Historical examples show how technological shifts displace workers in the short term. For instance, during the “Industrial Revolution,” artisans lost jobs to mechanized production. Horse‑drawn carriage drivers disappeared with the advent of automobiles. Yes, workers eventually moved into new fields, but the transition involved hardship and community upheaval. Automation in prior eras often created new kinds of jobs, but the pace and breadth of AI disruption could set this wave apart. Instead of merely replacing manual labor, AI now substitutes for tasks across both blue-collar and white-collar jobs. Research by Oxford economists Carl Frey and Michael Osborne highlighted that many occupations have tasks that are susceptible to automation, and could disappear entirely.

Compounding the challenge, since the late 1970s, productivity gains started diverging from typical worker compensation. According to the Economic Policy Institute, productivity growth far outpaced wage growth for the median worker, signaling that gains from technology and economic expansion have accrued disproportionately to capital owners and high‑skill labor. This productivity-pay gap signals that, even before AI’s full impact arrives, workers were not sharing equitably in productivity-driven prosperity.

The pace of technological change means millions of Americans face an uncertain labor market. Young workers entering the workforce find fewer traditional hiring pathways and rising expectations around digital and AI‑related skills. Older workers frequently lack the time or resources to retrain in rapidly shifting skill environments. Across age groups, employers deploying AI experience reduced labor costs and increased productivity, which simultaneously puts pressure on wages and job security.

The reality is stark. The economy may grow, but how the gains are distributed will determine whether everyday Americans thrive or struggle. Without structural policy interventions, technological displacement risks widening income inequality and weakening labor market attachment. The promise of more leisure, education, and family time from productivity gains remains theoretical. If workers lack stable incomes, employment opportunities, or bridging support, the rest won’t matter.

But, this is where the “cries for UBI” become most vocal.

The Wrong Solution

Legendary investor Howard Marks has described AI’s impact on employment as “terrifying. He emphasized that work provides purpose and identity beyond mere income. Notably, he stated that “…financial support alone will not replace the psychological and social benefits of employment.” That is a crucially important statement, which we now have the data to support. Universal Basic Income (UBI) is the default proposal to offset the impacts of increased AI productivity. The logic sounds simple enough: “If AI displaces workers, send checks to households to replace lost wages and economic stability returns.”

The problem is that the evidence does not support this conclusion.

Following the pandemic-driven shutdown of the economy, we sent checks to households, which was a form of Universal Basic Income. Many articles espoused the benefits of such an operation, but the results were far less appealing. Surging inflation eroded the benefits of the stimulus and left Americans far worse off than they would have been otherwise. However, other real-time tests have also yielded less than promising outcomes.

We previously discussed one of the UBI experiments, which found predictable results. Short-term relief did not translate into higher employment, improved skills, or long-term income growth. Cash transfers temporarily increased consumption but did not raise productivity, increase labor force participation, or improve economic mobility.

“Participants in the study generally did not use the extra time to seek new or better jobs—even though younger participants were slightly more likely to pursue additional education. There was no clear indication that the participants in the study were more likely to take the risk of starting a new business, although Vivalt points out that there was a significant uptick in “precursors” to entrepreneurialism. Instead, the largest increases were in categories that the researchers termed social and solo leisure activities.”

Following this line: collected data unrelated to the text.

template <int PASSES>
__global__ void __launch_bounds__(Wg::NTW, 1) tc_wgrad_kernel(const LearnArgs A, const __grid_constant__ CUtensorMap tmap_h1,
                                                              const __grid_constant__ CUtensorMap tmap_dh1) {
    extern __shared__ uint8_t smem_raw[];
    const int B = A.d.batch, Dp = A.d.obs_stride, G = A.d.n_nets;
    const int tid = threadIdx.x, warp = tid >> 5, lane = tid & 31;
    const uint32_t sbase = (smem_u32(smem_raw) + 1023u) & ~1023u;
    const uint32_t bars = sbase + Wg::BARS;
    const int n_items = 3 * G;
    const int nchunks = (B + KC - 1) / KC;

    if (tid == 0) {
        for (int s = 0; s < Wg::STAGES; ++s) {
            mbar_init(bars + Wg::FULL + 8 * s, 1);
            mbar_init(bars + Wg::CONV + 8 * s, Wg::CONV_WARPS);
            mbar_init(bars + Wg::EMPTY + 8 * s, 1);
        }
        for (int b = 0; b < 2; ++b) {
            mbar_init(bars + Wg::ACC_FULL + 8 * b, 1);
            mbar_init(bars + Wg::ACC_FREE + 8 * b, Wg::EPI_WARPS);
        }
        for (int b = 0; b < Wg::NQ; ++b) mbar_init(bars + Wg::QFULL + 8 * b, 1);
        asm volatile("fence.mbarrier_init.release.cluster;" ::: "memory");
    }
    if (warp == 0) {
        asm volatile("tcgen05.alloc.cta_group::1.sync.aligned.shared::cta.b32 [%0], %1;" ::"r"(bars + Wg::TMEM), "r"(512));
        asm volatile("tcgen05.relinquish_alloc_permit.cta_group::1.sync.aligned;" ::);
    }
    tc_fence_before();
    __syncthreads();
    tc_fence_after();
    uint32_t tmem;
    asm volatile("ld.shared.u32 %0, [%1];" : "=r"(tmem) : "r"(bars + Wg::TMEM));
    bool ok = true;

    if (warp >= Wg::EPI_WARPS + Wg::CONV_WARPS) {
        regs_dec<Wg::REGS_AUX>();
        if (warp == Wg::EPI_WARPS + Wg::CONV_WARPS) {
            {
                uint32_t used = 0;
                int n = 0, nq = 0;
                for (;;) {
                    const int q = wg_pop(bars, nq, ok);
                    if (q < 0) break;
                    if (lane != 0) continue;
                    int g, t;
                    wg_item(q, G, g, t);
                    const bool is_w2 = t < 2;
                    const uint32_t acc_buf = (uint32_t)(n & 1);
                    const uint32_t d_tmem = tmem + acc_buf * 256u;
                    const uint32_t idesc = make_idesc(!is_w2, is_w2);
                    if (n >= 2 && ok)
                        ok = mbar_wait(bars + Wg::ACC_FREE + 8 * acc_buf, (uint32_t)((n >> 1) - 1) & 1u);
                    for (int c = 0; c < nchunks; ++c) {
                        const uint32_t s = used % Wg::STAGES, u = used / Wg::STAGES;
                        if (ok) ok = mbar_wait(bars + Wg::CONV + 8 * s, u & 1u);
                        tc_fence_after();
                        const uint32_t st = sbase + s * Wg::STG;
#pragma unroll
                        for (int ks = 0; ks < 2; ++ks) {
                            uint64_t a_hi, a_lo, b_hi, b_lo;
                            if (is_w2) {
                                a_hi = make_desc(st + ks * 32, 16, 512, 4);
                                a_lo = make_desc(st + Wg::A_BYTES + ks * 32, 16, 512, 4);
// ... 8 lines not shown
                            uint32_t acc = (c | ks) ? 1u : 0u;
                            if (PASSES == 3) {
                                mma_ss(d_tmem, a_lo, b_hi, idesc, acc);
                                mma_ss(d_tmem, a_hi, b_lo, idesc, 1u);
                                acc = 1u;
                            }
                            mma_ss(d_tmem, a_hi, b_hi, idesc, acc);
                        }
                        umma_commit(bars + Wg::EMPTY + 8 * s);
                        if (c == nchunks - 1) umma_commit(bars + Wg::ACC_FULL + 8 * acc_buf);
                        ++used;
                    }
                    ++n;
                }
                if (!ok && lane == 0) atomicExch(A.error, 15);
            }
            __syncwarp();
        } else if (warp == Wg::EPI_WARPS + Wg::CONV_WARPS + 1) {
            uint32_t used = 0;
            int nq = 0;
            int draws = 0;
            for (;;) {
                int q = (int)blockIdx.x + draws * (int)gridDim.x;
                ++draws;
                if (A.chain) {
                    if (lane == 0) q = atomicAdd(A.sched, 1);
                    q = __shfl_sync(0xffffffffu, q, 0);
                }
                if (q >= n_items || !ok) break;
                int g, t;
                wg_item(q, G, g, t);
                if (!A.active[g]) {
                    if (t == 2 && lane < DMDQN_METRICS_STRIDE && A.metrics) A.metrics[g * DMDQN_METRICS_STRIDE + lane] = 0.f;
                    continue;
                }
                if (A.chain) {
                    int fine = 1;
                    if (lane == 0) {
                        fine = flag_acquire_ge(A.k4a_done + g, A.tc_tiles) ? 1 : 0;
                        asm volatile("fence.proxy.async;" ::: "memory");
                    }
                    ok = __shfl_sync(0xffffffffu, fine, 0) != 0;
                    if (!ok) break;
                }
                if (lane == 0) {
                    asm volatile("st.shared.s32 [%0], %1;" ::"r"(bars + Wg::QITEM + 4 * ((uint32_t)nq & (Wg::NQ - 1))), "r"(q) : "memory");
                    mbar_arrive(bars + Wg::QFULL + 8 * ((uint32_t)nq & (Wg::NQ - 1)));
                }
                ++nq;
                const size_t sb = (size_t)g * B;
                int32_t rid = 0;
                if (t == 2 && lane < KC && lane < B) rid = __ldg(A.rows + sb + lane);
                for (int c = 0; c < nchunks; ++c) {
                    const uint32_t s = used % Wg::STAGES, u = used / Wg::STAGES;
                    const uint32_t st = sbase + s * Wg::STG, full = bars + Wg::FULL + 8 * s;
                    const int nvalid = min(KC, B - c * KC);
                    int32_t rid_next = 0;
                    if (t == 2 && c + 1 < nchunks && (c + 1) * KC + lane < B && lane < KC) rid_next = __ldg(A.rows + sb + (c + 1) * KC + lane);
                    if (u && ok) ok = mbar_wait(bars + Wg::EMPTY + 8 * s, (u - 1) & 1u);
                    if (t < 2) {
                        if (lane == 0) {
                            mbar_expect_tx(full, Wg::A_BYTES + (uint32_t)nvalid * 40u);
                            tma_load_3d(st, &tmap_h1, c * KC, t * BM, g, full);
                            bulk_g2s(st + Wg::AUX, A.ga + sb + c * KC, (uint32_t)nvalid * 8u, full);
                            bulk_g2s(st + Wg::AUX + Wg::AUX_MASK, A.mask2 + (sb + c * KC) * 8, (uint32_t)nvalid * 32u, full);
                        }
// ... 210 lines not shown
#pragma unroll
                    for (int u = 0; u < 8; ++u) {
                        const int m = mrow0 + 4 * u;
                        off[u] = wbase + 4 * u * H + c0;
                        if (!is_w2) off[u] = m == Dp ? (int)A.L.b1 + c0 + c4 : (m < Dp ? off[u] : -1);
                        if (is_w2 || off[u] >= 0) {
                            t4[u] = ldg_plain(th + off[u]);
                            m4[u] = ldg_plain(am + off[u]);
                            v4[u] = ldg_plain(av + off[u]);
                        }
                    }
#pragma unroll
                    for (int u = 0; u < 8; ++u) {
                        if (!is_w2 && off[u] < 0) continue;
                        const float4 gr = *reinterpret_cast<const float4*>(trow + 4 * u * Wg::TLD);
                        adam_fast(k, gr.x, t4[u].x, m4[u].x, v4[u].x); adam_fast(k, gr.y, t4[u].y, m4[u].y, v4[u].y);
                        adam_fast(k, gr.z, t4[u].z, m4[u].z, v4[u].z); adam_fast(k, gr.w, t4[u].w, m4[u].w, v4[u].w);
                        *reinterpret_cast<float4*>(th + off[u]) = t4[u];
                        *reinterpret_cast<float4*>(am + off[u]) = m4[u];
                        *reinterpret_cast<float4*>(av + off[u]) = v4[u];
                        if (sync == 1) {
                            *reinterpret_cast<float4*>(tg + off[u]) = t4[u];
                        } else if (sync == 2) {
                            const float omt = 1.0f - k.tau;
                            const float4 g4 = ldg_plain(tg + off[u]);
                            *reinterpret_cast<float4*>(tg + off[u]) =
                                make_float4(k.tau * t4[u].x + omt * g4.x, k.tau * t4[u].y + omt * g4.y,
                                            k.tau * t4[u].z + omt * g4.z, k.tau * t4[u].w + omt * g4.w);
                        }
                    }
                }
                __syncwarp();
            }
            ++n;
        }
        WG_TS();
        WG_TS_PRINT("K4b epilogue (wait, adam)*", et == 0);
#ifdef TC_TIMING
        if (et == 0) { unsigned long long gt; asm volatile("mov.u64 %0, %%globaltimer;" : "=l"(gt));
            printf("K4bsum cta %d sm %d items %d cycles %lld chain %d t0 %llu t1 %llu\n", blockIdx.x, (int)smid_(), n, clock64() - wg_t0, A.chain, wg_g0, gt); }
#endif
        if (!ok && lane == 0) atomicExch(A.error, 6);
    }
    tc_fence_before();
    __syncthreads();
    if (warp == 0) asm volatile("tcgen05.dealloc.cta_group::1.sync.aligned.b32 %0, %1;" ::"r"(tmem), "r"(512));
}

The Argument magazine also reviewed multiple studies on guaranteed income and reached a similar conclusion. While recipients reported lower stress and higher short-term satisfaction, these gains faded quickly. Employment outcomes showed little improvement, job search intensity declined in several cases, and participation in education and retraining did not rise significantly.

In other words, giving people money without purpose helped much less than promised.

The core flaw in UBI is structural, as it treats income as the problem. Employment is the real issue. Yes, work provides wages, but it also offers skill development, social structure, and a sense of purpose, along with long-term stability. A simple check replaces none of those, and unfortunately, as 2020 shows, when producers realize that checks are being sent, they raise prices to capitalize on it. In other words, an artificial increase in incomes will quickly be absorbed by higher prices (inflation), effectively rendering the UBI useless.

Here is the most critical point.

“An economy cannot function on transfers alone; production must precede consumption. UBI reverses this order.

Cost also matters. A national UBI program large enough to offset AI-driven displacement would require trillions of dollars annually. Funding such a program would either require higher taxes, debt expansion, or both. While each option will reduce future growth, higher taxes reduce investment incentives, while increased debt raises interest costs and crowds out private capital. Neither path supports long-term prosperity.

UBI also weakens the labor signal. Wages communicate where labor is needed, and training follows opportunity. UBI dulls this signal by separating income from work, and, over time, workforce attachment erodes, skills decay, and reentry into employment becomes increasingly complex. This dynamic showed up repeatedly in pilot programs.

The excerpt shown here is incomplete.